▶ **What is being asked**:
Select every line containing the word "value" from the material, and copy those lines.

╭─ The data

# sourcedennis/wasm-pathtracer

Hardware: AMD Instinct MI355X
Metric: Mray/s (primary+shadow+bounce) at 1920x1080, 1/2/4/8 GPU; L2 vs CPU ref (higher is better)
Workload: dtype f32; 1 GPU; C3 bunny scene (scene id 2), 1920x1080, 64 spp per GPU share (64 spp frame), depth 8, NormalNEE; rays=25682600955, parallelism=single GPU

## Files before the change

include/wpt.h:

```cpp
#ifndef WPT_H
#define WPT_H

#include <stddef.h>
#include <stdint.h>

#ifdef __cplusplus
extern "C" {
#endif

#define WPT_OK 0
#define WPT_ERR_NOT_INIT (-1)
#define WPT_ERR_ALREADY_INIT (-2)
#define WPT_ERR_INVALID_SCENE (-3)
#define WPT_ERR_INVALID_ARG (-4)
#define WPT_ERR_UNSUPPORTED (-5)
#define WPT_ERR_DEVICE (-6)
#define WPT_ERR_NO_MESH (-7)

#define WPT_NO_NEE 0
#define WPT_NORMAL_NEE 1
#define WPT_PNEE 2


int wpt_init(uint32_t width, uint32_t height, uint32_t scene_id, float cam_x, float cam_y, float cam_z,
// ... 45 lines not shown

int wpt_copy_partition(void* device_dst);

typedef int (*wpt_exchange_fn)(void* user);
int wpt_set_exchange(wpt_exchange_fn fn, void* user, void* local_dev, void* gathered_dev, uint64_t slot);
int64_t wpt_exchange_slot(void);

int wpt_comm_unique_id(void* out128);
int wpt_set_comm(uint32_t rank, uint32_t nranks, uint32_t tile, const void* unique_id128);
int wpt_gather_frame(uint32_t root);
int wpt_comm_destroy(void);
#define WPT_XFER_GATHER 0
#define WPT_XFER_ALLGATHER 1
typedef int (*wpt_transport_fn)(void* user, int32_t op, uint32_t root);
int wpt_set_transport(wpt_transport_fn fn, void* user, void* send_dev, void* recv_dev, uint64_t slot);
int64_t wpt_gather_plan(uint32_t rank, uint32_t nranks, uint32_t root, uint64_t slot, uint64_t* out);
float wpt_seq_sum(const float* v, uint64_t n);
float wpt_seq_sum_chunks(const float* v, uint64_t n);
int wpt_seq_sum_device(const float* v, uint64_t n, float* out);

int wpt_stats(uint64_t* out, size_t n);
int wpt_kernel_times(double* out, size_t n);
int wpt_set_counting(int on);
int wpt_set_profiling(int on);
int wpt_set_lanes(int32_t n);
#define WPT_OPT_DEFAULTS 0
#define WPT_OPT_TRAVERSAL 1
#define WPT_OPT_TRAVERSAL_SH 2
#define WPT_OPT_FUSED 3
#define WPT_OPT_FUSED_BELOW 4
#define WPT_OPT_SMALL_LANES 5
#define WPT_OPT_PIXEL_TILE 6
#define WPT_OPT_GRID_PCT 7
#define WPT_OPT_REFILL 8
#define WPT_OPT_REFILL_SH 9
#define WPT_OPT_TREELET 10
#define WPT_OPT_BVH_BUILD 11
#define WPT_OPT_LANES 12
#define WPT_OPT_FINISH_BELOW 13
#define WPT_OPT_TRACE_GRID_PCT 14
#define WPT_OPT_FINISH_EVERY 20
#define WPT_OPT_PROBE 22
#define WPT_OPT_STOCK 23
#define WPT_OPT_STOCK_LANES 24
#define WPT_OPT_FILL 25
#define WPT_OPT_ASYNC_PRIO 26
#define WPT_OPT_ASYNC_GRID_PCT 27
#define WPT_OPT_STOCK_AHEAD 30
#define WPT_OPT_STOCK_EVERY 32
#define WPT_OPT_STOCK_EXTRA 33
#define WPT_OPT_ASYNC_ONESHOT 31
#define WPT_OPT_STOCK_PREFILL 35
#define WPT_OPT_ASYNC_FUSED_BELOW 36
#define WPT_OPT_LOG 34
#define WPT_OPT_SCENE_TRAVERSAL 28
#define WPT_OPT_SCENE_TRI_ONLY 29
int wpt_set_option(int32_t option, int64_t value);
int64_t wpt_probe_read(uint32_t* meta, uint32_t* rec, uint64_t* rec_entries, double* ticks_per_us);
int wpt_get_option(int32_t option, int64_t* value);
int wpt_scene_build_info(double* out);
int wpt_clear_stats(void);
int wpt_sync(void);
int wpt_bvh_depth(void);

int wpt_trace_rays(size_t n, const float* rays, float* t_out, int32_t* id_out);
int wpt_shadow_rays(size_t n, const float* pq, const int32_t* light, uint8_t* occluded);

int wpt_shutdown(void);

void* wpt_debug_scene_new(int32_t scene_id, const float* mesh_vertices, size_t num_vertices);
int wpt_debug_scene_info(void* h, uint64_t* out);
int wpt_debug_scene_nodes4(void* h, uint32_t* out);
int wpt_debug_scene_nodes(void* h, uint32_t* out);
int wpt_debug_scene_shapes(void* h, float* out);
int wpt_debug_scene_lights(void* h, uint32_t* out);
void wpt_debug_scene_free(void* h);
void* wpt_debug_scene_new_gpu(int32_t scene_id, const float* mesh_vertices, size_t num_vertices);
int wpt_debug_scene_build_info(void* h, double* out);

#ifdef __cplusplus
}
#endif

#endif
```

wasm-pathtracer_amd/_lib.py:

```python
import ctypes
import os

HERE = os.path.dirname(os.path.abspath(__file__))
_VARIANT = os.environ.get("WPT_LIB_VARIANT", "")
LIB_PATH = os.path.join(HERE, f"libwpt_{_VARIANT}.so" if _VARIANT else "libwpt.so")

_lib = None

c_u32, c_i32, c_f32, c_sz = ctypes.c_uint32, ctypes.c_int32, ctypes.c_float, ctypes.c_size_t
c_p = ctypes.c_void_p

_SIGS = {
    "wpt_init": (ctypes.c_int, [c_u32, c_u32, c_u32, c_f32, c_f32, c_f32, c_f32, c_f32]),
    "wpt_results": (ctypes.POINTER(ctypes.c_uint8), [c_u32]),
    "wpt_update_scene": (ctypes.c_int, [c_u32]),
    "wpt_update_settings": (ctypes.c_int, [c_u32, c_u32, c_u32, c_u32, c_u32]),
    "wpt_update_viewport": (ctypes.c_int, [c_u32, c_u32]),
    "wpt_update_camera": (ctypes.c_int, [c_f32, c_f32, c_f32, c_f32, c_f32]),
    "wpt_allocate_mesh": (ctypes.c_int, [c_u32, c_u32]),
    "wpt_mesh_vertices": (ctypes.POINTER(ctypes.c_float), [c_u32]),
    "wpt_notify_mesh_loaded": (ctypes.c_int, [c_u32]),
    "wpt_load_obj": (ctypes.c_int, [c_u32, ctypes.c_char_p, c_sz, c_p, c_p]),
    "wpt_parse_obj": (ctypes.c_int, [ctypes.c_char_p, c_sz, c_p, c_p, ctypes.c_uint64, c_p]),
    "wpt_allocate_texture": (ctypes.POINTER(ctypes.c_uint8), [c_u32, c_u32, c_u32]),
    "wpt_notify_texture_loaded": (ctypes.c_int, [c_u32]),
    "wpt_compute": (ctypes.c_int, [c_sz]),
    "wpt_last_error": (ctypes.c_char_p, []),
    "wpt_set_device": (ctypes.c_int, [ctypes.c_int]),
    "wpt_set_render_options": (ctypes.c_int, [c_i32, c_u32, ctypes.c_uint64]),
    "wpt_set_partition": (ctypes.c_int, [c_u32, c_u32, c_u32]),
    "wpt_partition_pixels": (ctypes.c_int64, [c_p]),
    "wpt_tile_partition": (ctypes.c_int64, [c_u32, c_u32, c_u32, c_u32, c_u32, c_p]),
    "wpt_photon_tree": (ctypes.c_int64, [c_p, c_p, c_p]),
    "wpt_read_radiance": (ctypes.c_int, [c_p, c_p]),
    "wpt_copy_partition": (ctypes.c_int, [c_p]),
    "wpt_set_exchange": (ctypes.c_int, [c_p, c_p, c_p, c_p, ctypes.c_uint64]),
    "wpt_exchange_slot": (ctypes.c_int64, []),
    "wpt_stats": (ctypes.c_int, [c_p, c_sz]),
    "wpt_kernel_times": (ctypes.c_int, [c_p, c_sz]),
    "wpt_set_counting": (ctypes.c_int, [ctypes.c_int]),
    "wpt_set_profiling": (ctypes.c_int, [ctypes.c_int]),
    "wpt_set_lanes": (ctypes.c_int, [ctypes.c_int32]),
    "wpt_set_option": (ctypes.c_int, [ctypes.c_int32, ctypes.c_int64]),
    "wpt_get_option": (ctypes.c_int, [ctypes.c_int32, c_p]),
    "wpt_probe_read": (ctypes.c_int64, [c_p, c_p, c_p, c_p]),
    "wpt_scene_build_info": (ctypes.c_int, [c_p]),
    "wpt_clear_stats": (ctypes.c_int, []),
    "wpt_sync": (ctypes.c_int, []),
    "wpt_bvh_depth": (ctypes.c_int, []),
    "wpt_trace_rays": (ctypes.c_int, [c_sz, c_p, c_p, c_p]),
    "wpt_shadow_rays": (ctypes.c_int, [c_sz, c_p, c_p, c_p]),
    "wpt_shutdown": (ctypes.c_int, []),
    "wpt_debug_scene_new": (c_p, [c_i32, c_p, c_sz]),
    "wpt_debug_scene_info": (ctypes.c_int, [c_p, c_p]),
    "wpt_debug_scene_nodes": (ctypes.c_int, [c_p, c_p]),
    "wpt_debug_scene_shapes": (ctypes.c_int, [c_p, c_p]),
    "wpt_debug_scene_nodes4": (ctypes.c_int, [c_p, c_p]),
    "wpt_comm_unique_id": (ctypes.c_int, [c_p]),
    "wpt_set_comm": (ctypes.c_int, [c_u32, c_u32, c_u32, c_p]),
    "wpt_gather_frame": (ctypes.c_int, [c_u32]),
    "wpt_comm_destroy": (ctypes.c_int, []),
    "wpt_set_transport": (ctypes.c_int, [c_p, c_p, c_p, c_p, ctypes.c_uint64]),
    "wpt_gather_plan": (ctypes.c_int64, [c_u32, c_u32, c_u32, ctypes.c_uint64, c_p]),
    "wpt_seq_sum": (ctypes.c_float, [c_p, ctypes.c_uint64]),
    "wpt_seq_sum_chunks": (ctypes.c_float, [c_p, ctypes.c_uint64]),
    "wpt_seq_sum_device": (ctypes.c_int, [c_p, ctypes.c_uint64, c_p]),
    "wpt_debug_scene_lights": (ctypes.c_int, [c_p, c_p]),
    "wpt_debug_scene_free": (None, [c_p]),
    "wpt_debug_scene_new_gpu": (c_p, [c_i32, c_p, c_sz]),
    "wpt_debug_scene_build_info": (ctypes.c_int, [c_p, c_p]),
}

EXPORTED = tuple(_SIGS)


def header_symbols():
    import re
    hdr = os.path.join(os.path.dirname(HERE), "include", "wpt.h")
    txt = open(hdr).read()
    return sorted(set(re.findall(r"\b(wpt_[a-z_0-9]+)\s*\(", txt)))
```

╰─

▶ **Answer below**:
int wpt_set_option(int32_t option, int64_t value);
int wpt_get_option(int32_t option, int64_t* value);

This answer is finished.